Your answer should consist of the lines in the data below that contain "false".

- Opening Delimiter -

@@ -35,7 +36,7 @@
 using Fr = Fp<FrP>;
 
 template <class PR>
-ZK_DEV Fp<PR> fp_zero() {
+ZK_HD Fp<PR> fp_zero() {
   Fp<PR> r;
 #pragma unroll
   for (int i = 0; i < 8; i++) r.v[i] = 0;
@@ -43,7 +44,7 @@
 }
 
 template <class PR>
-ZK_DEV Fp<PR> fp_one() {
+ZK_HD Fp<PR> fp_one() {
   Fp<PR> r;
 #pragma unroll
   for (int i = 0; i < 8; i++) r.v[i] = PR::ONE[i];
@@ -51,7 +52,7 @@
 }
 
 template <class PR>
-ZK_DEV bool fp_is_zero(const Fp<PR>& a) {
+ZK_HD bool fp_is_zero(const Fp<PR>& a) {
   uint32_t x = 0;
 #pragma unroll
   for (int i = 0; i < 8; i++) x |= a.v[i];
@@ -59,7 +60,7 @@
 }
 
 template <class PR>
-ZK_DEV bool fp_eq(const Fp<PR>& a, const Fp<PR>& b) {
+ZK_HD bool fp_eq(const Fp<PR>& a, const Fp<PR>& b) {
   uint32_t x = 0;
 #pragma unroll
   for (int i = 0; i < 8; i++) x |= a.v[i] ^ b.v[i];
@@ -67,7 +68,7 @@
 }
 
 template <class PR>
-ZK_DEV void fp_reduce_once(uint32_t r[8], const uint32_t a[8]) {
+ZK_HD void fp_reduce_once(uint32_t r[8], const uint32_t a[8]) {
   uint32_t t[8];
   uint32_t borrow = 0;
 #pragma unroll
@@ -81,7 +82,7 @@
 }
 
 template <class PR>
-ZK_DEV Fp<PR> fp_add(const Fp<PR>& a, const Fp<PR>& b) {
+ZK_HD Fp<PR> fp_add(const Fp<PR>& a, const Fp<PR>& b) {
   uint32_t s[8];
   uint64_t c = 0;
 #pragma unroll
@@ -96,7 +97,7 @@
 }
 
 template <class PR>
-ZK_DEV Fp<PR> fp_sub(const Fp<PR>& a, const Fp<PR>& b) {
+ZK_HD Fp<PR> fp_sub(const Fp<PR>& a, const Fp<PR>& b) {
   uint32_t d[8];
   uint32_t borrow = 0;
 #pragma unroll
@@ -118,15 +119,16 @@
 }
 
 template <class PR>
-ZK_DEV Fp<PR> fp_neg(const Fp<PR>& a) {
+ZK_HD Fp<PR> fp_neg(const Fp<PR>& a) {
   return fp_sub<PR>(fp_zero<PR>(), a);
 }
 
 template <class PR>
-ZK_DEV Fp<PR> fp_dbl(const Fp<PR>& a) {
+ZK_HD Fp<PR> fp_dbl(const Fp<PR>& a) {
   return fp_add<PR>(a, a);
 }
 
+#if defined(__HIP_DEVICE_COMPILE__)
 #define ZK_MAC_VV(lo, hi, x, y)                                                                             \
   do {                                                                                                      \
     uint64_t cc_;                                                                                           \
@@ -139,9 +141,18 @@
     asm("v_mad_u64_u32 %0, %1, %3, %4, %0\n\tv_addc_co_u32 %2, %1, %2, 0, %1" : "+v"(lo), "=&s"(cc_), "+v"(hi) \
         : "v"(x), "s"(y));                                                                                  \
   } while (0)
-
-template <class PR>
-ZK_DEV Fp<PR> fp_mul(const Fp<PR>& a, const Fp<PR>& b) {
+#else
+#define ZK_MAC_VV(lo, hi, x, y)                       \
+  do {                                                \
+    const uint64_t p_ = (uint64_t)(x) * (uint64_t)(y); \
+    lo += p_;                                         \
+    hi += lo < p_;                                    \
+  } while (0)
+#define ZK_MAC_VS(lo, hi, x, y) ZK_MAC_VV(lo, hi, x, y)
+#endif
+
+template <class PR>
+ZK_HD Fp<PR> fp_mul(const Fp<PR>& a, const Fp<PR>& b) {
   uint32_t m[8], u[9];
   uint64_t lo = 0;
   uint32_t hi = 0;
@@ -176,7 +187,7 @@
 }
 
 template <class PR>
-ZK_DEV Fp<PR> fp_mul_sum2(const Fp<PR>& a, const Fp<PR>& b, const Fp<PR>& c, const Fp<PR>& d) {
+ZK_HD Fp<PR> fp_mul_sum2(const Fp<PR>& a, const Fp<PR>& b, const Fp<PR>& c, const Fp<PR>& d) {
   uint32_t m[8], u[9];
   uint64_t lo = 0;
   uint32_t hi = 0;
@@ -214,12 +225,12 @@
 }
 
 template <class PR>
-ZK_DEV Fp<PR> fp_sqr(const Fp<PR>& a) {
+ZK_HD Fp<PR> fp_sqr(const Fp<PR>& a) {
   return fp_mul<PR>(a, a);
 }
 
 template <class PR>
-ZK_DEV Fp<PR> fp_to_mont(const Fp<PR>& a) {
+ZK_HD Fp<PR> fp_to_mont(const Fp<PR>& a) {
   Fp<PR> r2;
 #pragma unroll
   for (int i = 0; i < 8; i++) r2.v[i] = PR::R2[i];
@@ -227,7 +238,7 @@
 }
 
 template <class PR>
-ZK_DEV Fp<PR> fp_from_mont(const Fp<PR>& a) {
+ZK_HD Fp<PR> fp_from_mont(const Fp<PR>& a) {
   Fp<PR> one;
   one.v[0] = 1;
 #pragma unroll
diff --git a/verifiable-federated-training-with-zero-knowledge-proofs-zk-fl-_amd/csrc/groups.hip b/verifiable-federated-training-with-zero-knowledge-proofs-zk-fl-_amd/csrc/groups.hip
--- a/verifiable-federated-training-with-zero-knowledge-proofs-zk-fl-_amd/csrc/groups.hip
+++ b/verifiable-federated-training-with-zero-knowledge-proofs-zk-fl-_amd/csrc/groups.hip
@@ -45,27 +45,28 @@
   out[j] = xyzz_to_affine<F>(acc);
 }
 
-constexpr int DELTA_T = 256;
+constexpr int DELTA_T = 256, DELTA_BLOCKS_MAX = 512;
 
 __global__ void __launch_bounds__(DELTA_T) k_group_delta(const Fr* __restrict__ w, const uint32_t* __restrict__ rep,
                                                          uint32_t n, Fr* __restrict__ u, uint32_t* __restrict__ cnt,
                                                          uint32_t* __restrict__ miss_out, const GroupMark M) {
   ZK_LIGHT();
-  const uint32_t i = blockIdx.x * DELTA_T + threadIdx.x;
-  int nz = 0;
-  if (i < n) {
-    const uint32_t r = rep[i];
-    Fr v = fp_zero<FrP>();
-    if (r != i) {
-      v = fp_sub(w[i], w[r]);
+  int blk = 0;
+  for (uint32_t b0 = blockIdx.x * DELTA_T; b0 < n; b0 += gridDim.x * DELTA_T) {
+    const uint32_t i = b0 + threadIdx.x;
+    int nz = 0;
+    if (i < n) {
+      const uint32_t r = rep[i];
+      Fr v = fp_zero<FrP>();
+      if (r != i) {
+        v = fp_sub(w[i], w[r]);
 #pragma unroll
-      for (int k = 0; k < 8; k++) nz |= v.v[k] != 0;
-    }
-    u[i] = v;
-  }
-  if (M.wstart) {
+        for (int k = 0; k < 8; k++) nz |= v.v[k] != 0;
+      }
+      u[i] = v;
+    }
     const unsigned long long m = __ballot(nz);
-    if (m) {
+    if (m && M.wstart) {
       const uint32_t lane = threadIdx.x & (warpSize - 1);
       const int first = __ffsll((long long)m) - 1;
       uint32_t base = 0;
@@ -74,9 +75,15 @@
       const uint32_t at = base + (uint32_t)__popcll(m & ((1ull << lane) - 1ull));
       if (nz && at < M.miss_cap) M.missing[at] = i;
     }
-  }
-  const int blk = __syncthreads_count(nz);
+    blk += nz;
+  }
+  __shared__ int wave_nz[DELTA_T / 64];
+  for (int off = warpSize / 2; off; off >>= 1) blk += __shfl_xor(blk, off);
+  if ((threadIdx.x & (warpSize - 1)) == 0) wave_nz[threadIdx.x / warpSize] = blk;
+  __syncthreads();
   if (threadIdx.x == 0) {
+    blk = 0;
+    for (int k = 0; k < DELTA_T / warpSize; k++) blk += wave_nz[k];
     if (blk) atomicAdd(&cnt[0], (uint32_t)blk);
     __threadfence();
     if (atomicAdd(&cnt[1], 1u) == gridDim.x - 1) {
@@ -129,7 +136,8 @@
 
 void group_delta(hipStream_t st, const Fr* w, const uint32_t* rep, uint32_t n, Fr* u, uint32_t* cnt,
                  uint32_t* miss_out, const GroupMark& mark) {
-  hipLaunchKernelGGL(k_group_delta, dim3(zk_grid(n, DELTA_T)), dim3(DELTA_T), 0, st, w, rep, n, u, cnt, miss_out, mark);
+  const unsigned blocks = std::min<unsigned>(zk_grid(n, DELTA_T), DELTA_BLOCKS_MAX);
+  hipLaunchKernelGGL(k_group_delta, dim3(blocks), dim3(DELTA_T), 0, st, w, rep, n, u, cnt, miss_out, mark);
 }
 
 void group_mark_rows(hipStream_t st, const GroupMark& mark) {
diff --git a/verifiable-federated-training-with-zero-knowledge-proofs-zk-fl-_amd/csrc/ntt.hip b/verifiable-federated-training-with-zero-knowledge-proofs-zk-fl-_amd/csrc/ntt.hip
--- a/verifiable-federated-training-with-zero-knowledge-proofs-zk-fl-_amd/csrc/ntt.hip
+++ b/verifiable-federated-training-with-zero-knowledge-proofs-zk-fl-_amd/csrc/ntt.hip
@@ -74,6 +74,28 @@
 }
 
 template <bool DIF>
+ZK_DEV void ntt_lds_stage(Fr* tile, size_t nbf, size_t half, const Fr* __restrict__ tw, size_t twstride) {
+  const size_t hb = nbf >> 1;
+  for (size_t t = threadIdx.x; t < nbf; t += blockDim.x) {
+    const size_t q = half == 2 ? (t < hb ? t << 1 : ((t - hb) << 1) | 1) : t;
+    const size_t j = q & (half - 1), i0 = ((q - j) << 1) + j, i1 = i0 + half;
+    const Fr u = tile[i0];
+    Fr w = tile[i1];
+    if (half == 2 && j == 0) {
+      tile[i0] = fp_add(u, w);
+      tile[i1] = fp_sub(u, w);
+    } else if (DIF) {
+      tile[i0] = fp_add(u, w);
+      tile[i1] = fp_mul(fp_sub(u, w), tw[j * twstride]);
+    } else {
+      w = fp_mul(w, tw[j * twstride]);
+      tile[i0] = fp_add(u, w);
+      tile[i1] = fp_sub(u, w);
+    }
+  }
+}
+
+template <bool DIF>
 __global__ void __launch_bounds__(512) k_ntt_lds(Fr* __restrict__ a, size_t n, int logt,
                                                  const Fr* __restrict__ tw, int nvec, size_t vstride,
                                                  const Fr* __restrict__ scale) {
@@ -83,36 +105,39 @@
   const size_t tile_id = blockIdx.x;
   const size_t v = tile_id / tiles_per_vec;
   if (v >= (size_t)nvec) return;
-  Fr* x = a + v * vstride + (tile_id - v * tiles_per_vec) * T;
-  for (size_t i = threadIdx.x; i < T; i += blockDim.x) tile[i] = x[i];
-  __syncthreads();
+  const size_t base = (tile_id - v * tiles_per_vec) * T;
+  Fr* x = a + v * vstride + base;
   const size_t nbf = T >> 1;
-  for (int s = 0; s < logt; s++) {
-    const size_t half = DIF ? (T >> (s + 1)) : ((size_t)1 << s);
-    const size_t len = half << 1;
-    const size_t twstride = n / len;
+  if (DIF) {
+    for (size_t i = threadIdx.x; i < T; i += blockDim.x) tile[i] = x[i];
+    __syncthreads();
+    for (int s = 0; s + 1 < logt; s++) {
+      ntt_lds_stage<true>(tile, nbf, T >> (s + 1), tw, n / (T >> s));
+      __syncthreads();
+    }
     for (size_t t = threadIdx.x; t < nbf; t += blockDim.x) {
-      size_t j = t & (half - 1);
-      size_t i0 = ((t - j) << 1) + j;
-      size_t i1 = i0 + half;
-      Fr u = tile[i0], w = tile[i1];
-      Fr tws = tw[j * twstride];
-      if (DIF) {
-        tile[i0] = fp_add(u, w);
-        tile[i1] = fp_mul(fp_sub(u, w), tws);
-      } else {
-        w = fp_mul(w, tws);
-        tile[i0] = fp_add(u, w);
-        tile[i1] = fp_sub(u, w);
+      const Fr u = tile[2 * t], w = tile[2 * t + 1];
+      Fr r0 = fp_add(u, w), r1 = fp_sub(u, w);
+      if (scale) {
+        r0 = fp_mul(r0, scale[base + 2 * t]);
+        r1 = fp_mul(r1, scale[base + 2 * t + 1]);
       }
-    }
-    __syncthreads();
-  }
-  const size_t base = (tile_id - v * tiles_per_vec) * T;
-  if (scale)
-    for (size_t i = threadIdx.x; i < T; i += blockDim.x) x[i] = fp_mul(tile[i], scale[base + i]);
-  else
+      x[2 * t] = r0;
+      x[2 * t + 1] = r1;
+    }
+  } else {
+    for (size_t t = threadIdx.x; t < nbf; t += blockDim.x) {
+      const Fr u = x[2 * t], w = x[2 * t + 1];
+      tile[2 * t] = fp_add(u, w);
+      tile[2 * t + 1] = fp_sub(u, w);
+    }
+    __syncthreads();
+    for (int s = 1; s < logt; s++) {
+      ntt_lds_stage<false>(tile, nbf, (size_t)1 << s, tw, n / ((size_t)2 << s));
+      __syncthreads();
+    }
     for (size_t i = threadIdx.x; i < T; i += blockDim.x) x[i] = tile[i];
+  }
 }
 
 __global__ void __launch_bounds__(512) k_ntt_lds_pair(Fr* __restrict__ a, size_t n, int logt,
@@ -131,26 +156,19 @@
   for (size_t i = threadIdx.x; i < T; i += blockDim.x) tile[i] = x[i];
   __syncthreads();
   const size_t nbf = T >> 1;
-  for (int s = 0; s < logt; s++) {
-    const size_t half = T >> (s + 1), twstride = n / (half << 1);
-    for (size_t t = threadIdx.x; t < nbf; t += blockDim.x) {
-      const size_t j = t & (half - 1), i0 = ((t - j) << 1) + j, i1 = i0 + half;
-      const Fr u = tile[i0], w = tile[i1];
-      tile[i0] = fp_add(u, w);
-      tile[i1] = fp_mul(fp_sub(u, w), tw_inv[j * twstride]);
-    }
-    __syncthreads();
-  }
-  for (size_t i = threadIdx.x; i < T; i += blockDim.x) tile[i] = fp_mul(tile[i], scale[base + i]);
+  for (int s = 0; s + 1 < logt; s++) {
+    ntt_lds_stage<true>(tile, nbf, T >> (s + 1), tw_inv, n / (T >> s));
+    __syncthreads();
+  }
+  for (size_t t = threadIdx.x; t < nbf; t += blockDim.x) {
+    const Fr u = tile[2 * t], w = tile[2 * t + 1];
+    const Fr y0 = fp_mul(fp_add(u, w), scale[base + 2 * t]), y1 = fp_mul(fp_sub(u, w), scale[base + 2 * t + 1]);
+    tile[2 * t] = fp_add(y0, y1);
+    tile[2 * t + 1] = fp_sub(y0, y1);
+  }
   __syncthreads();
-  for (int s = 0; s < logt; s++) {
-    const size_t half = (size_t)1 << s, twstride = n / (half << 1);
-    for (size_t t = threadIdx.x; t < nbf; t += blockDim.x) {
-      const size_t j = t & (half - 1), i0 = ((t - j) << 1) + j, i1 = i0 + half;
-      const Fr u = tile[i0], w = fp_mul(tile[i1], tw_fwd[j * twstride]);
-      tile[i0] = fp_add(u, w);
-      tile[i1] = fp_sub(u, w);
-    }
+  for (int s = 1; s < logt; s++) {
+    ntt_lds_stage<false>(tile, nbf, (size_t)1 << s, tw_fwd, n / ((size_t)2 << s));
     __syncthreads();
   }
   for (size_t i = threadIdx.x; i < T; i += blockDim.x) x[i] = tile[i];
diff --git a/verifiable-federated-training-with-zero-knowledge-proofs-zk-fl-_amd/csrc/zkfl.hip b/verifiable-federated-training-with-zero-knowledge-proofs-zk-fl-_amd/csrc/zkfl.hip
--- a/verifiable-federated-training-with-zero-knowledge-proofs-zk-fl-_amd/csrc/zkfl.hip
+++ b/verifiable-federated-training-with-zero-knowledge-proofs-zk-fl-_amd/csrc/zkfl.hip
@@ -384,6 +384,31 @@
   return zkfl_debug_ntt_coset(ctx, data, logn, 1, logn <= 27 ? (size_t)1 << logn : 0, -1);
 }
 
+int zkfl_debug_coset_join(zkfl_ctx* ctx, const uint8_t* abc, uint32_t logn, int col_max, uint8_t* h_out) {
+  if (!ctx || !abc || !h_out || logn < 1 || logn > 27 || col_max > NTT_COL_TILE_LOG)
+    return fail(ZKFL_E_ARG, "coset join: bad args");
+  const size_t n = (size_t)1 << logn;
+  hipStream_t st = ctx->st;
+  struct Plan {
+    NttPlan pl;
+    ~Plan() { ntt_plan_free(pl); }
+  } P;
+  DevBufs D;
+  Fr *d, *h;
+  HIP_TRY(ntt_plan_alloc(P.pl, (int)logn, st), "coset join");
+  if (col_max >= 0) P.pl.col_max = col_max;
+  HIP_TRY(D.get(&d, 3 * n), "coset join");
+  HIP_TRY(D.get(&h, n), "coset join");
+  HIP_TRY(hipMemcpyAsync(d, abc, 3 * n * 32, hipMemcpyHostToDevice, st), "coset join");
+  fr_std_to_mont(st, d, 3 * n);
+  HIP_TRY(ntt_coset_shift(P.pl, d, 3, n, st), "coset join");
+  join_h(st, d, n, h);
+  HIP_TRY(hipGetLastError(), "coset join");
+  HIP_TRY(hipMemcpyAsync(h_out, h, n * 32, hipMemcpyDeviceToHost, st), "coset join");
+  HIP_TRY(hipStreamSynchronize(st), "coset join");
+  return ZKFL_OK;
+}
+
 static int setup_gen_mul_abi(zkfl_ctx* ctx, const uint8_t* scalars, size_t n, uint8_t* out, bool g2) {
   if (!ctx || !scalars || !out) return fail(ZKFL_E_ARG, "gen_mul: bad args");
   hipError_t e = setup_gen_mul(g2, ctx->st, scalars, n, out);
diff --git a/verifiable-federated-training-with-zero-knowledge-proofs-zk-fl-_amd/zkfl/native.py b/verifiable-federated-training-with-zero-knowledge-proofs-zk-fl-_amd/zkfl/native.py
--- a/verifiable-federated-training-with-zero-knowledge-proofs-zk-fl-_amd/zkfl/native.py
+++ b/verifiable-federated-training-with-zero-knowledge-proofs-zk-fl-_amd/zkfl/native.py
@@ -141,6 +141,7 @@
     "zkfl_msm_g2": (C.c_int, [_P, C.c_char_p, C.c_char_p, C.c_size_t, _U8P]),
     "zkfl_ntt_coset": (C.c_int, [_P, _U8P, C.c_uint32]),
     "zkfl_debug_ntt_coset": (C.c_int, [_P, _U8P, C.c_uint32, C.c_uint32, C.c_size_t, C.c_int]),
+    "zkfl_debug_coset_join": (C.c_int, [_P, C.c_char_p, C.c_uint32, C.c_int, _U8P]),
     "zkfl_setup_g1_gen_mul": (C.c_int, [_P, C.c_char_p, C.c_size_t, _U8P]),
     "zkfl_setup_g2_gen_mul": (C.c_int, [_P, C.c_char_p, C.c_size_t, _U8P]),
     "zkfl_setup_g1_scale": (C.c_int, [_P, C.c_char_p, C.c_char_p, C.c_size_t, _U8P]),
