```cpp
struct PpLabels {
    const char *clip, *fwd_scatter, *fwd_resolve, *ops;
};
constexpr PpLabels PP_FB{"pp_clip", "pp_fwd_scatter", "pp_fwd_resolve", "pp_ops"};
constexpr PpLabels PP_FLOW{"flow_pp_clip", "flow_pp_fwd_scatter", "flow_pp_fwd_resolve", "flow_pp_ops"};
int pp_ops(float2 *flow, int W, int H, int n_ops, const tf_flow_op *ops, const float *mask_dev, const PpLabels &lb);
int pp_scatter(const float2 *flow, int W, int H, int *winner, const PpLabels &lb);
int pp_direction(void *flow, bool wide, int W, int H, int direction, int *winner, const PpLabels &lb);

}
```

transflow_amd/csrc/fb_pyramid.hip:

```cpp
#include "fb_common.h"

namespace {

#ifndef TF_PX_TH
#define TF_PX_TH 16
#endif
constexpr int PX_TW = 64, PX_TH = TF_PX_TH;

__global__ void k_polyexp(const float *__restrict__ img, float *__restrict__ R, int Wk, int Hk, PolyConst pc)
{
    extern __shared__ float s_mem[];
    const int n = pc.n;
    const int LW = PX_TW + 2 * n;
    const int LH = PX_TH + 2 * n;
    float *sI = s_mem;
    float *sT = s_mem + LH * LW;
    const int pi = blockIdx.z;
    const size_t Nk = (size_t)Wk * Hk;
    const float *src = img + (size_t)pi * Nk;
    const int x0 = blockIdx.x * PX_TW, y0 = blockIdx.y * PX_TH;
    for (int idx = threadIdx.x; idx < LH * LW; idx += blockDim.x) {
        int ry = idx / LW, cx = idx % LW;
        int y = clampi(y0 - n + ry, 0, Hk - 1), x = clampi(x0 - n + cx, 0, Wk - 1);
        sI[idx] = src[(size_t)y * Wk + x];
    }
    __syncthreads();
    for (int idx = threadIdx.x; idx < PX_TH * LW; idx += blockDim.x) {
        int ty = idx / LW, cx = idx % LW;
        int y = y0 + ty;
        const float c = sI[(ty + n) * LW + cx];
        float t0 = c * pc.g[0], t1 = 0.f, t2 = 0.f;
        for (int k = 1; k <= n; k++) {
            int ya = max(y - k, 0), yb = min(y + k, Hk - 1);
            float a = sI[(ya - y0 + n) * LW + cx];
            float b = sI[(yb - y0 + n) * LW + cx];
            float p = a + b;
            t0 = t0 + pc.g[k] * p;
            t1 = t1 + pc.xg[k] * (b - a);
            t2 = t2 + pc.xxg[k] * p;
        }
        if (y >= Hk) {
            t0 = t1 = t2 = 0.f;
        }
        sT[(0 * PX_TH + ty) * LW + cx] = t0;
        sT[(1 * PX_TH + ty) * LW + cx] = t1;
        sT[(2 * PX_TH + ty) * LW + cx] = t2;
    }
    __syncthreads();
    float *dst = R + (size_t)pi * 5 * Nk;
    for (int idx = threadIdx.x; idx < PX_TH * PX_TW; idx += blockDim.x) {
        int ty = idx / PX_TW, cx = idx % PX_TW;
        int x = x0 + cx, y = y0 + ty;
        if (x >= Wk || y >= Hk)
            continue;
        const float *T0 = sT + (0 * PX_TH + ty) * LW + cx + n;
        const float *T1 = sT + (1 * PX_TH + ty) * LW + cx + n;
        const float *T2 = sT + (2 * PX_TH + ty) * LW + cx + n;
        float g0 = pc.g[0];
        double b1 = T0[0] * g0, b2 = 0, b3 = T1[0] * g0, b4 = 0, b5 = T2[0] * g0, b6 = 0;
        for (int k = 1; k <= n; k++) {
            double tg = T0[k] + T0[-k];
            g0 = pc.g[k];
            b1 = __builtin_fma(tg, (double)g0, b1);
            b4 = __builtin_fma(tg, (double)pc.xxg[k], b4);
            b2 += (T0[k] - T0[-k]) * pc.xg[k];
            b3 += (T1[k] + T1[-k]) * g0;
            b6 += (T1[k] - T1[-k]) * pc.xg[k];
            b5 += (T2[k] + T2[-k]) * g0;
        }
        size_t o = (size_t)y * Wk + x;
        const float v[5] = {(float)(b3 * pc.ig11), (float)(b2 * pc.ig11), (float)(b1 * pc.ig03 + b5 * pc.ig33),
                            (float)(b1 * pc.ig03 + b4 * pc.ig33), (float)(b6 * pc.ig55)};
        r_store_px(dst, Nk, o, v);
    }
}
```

- Closing Delimiter -

■ **WRITTEN RESPONSE**
+      ntt_lds_stage<false>(tile, nbf, (size_t)1 << s, tw, n / ((size_t)2 << s));
+    ntt_lds_stage<false>(tile, nbf, (size_t)1 << s, tw_fwd, n / ((size_t)2 << s));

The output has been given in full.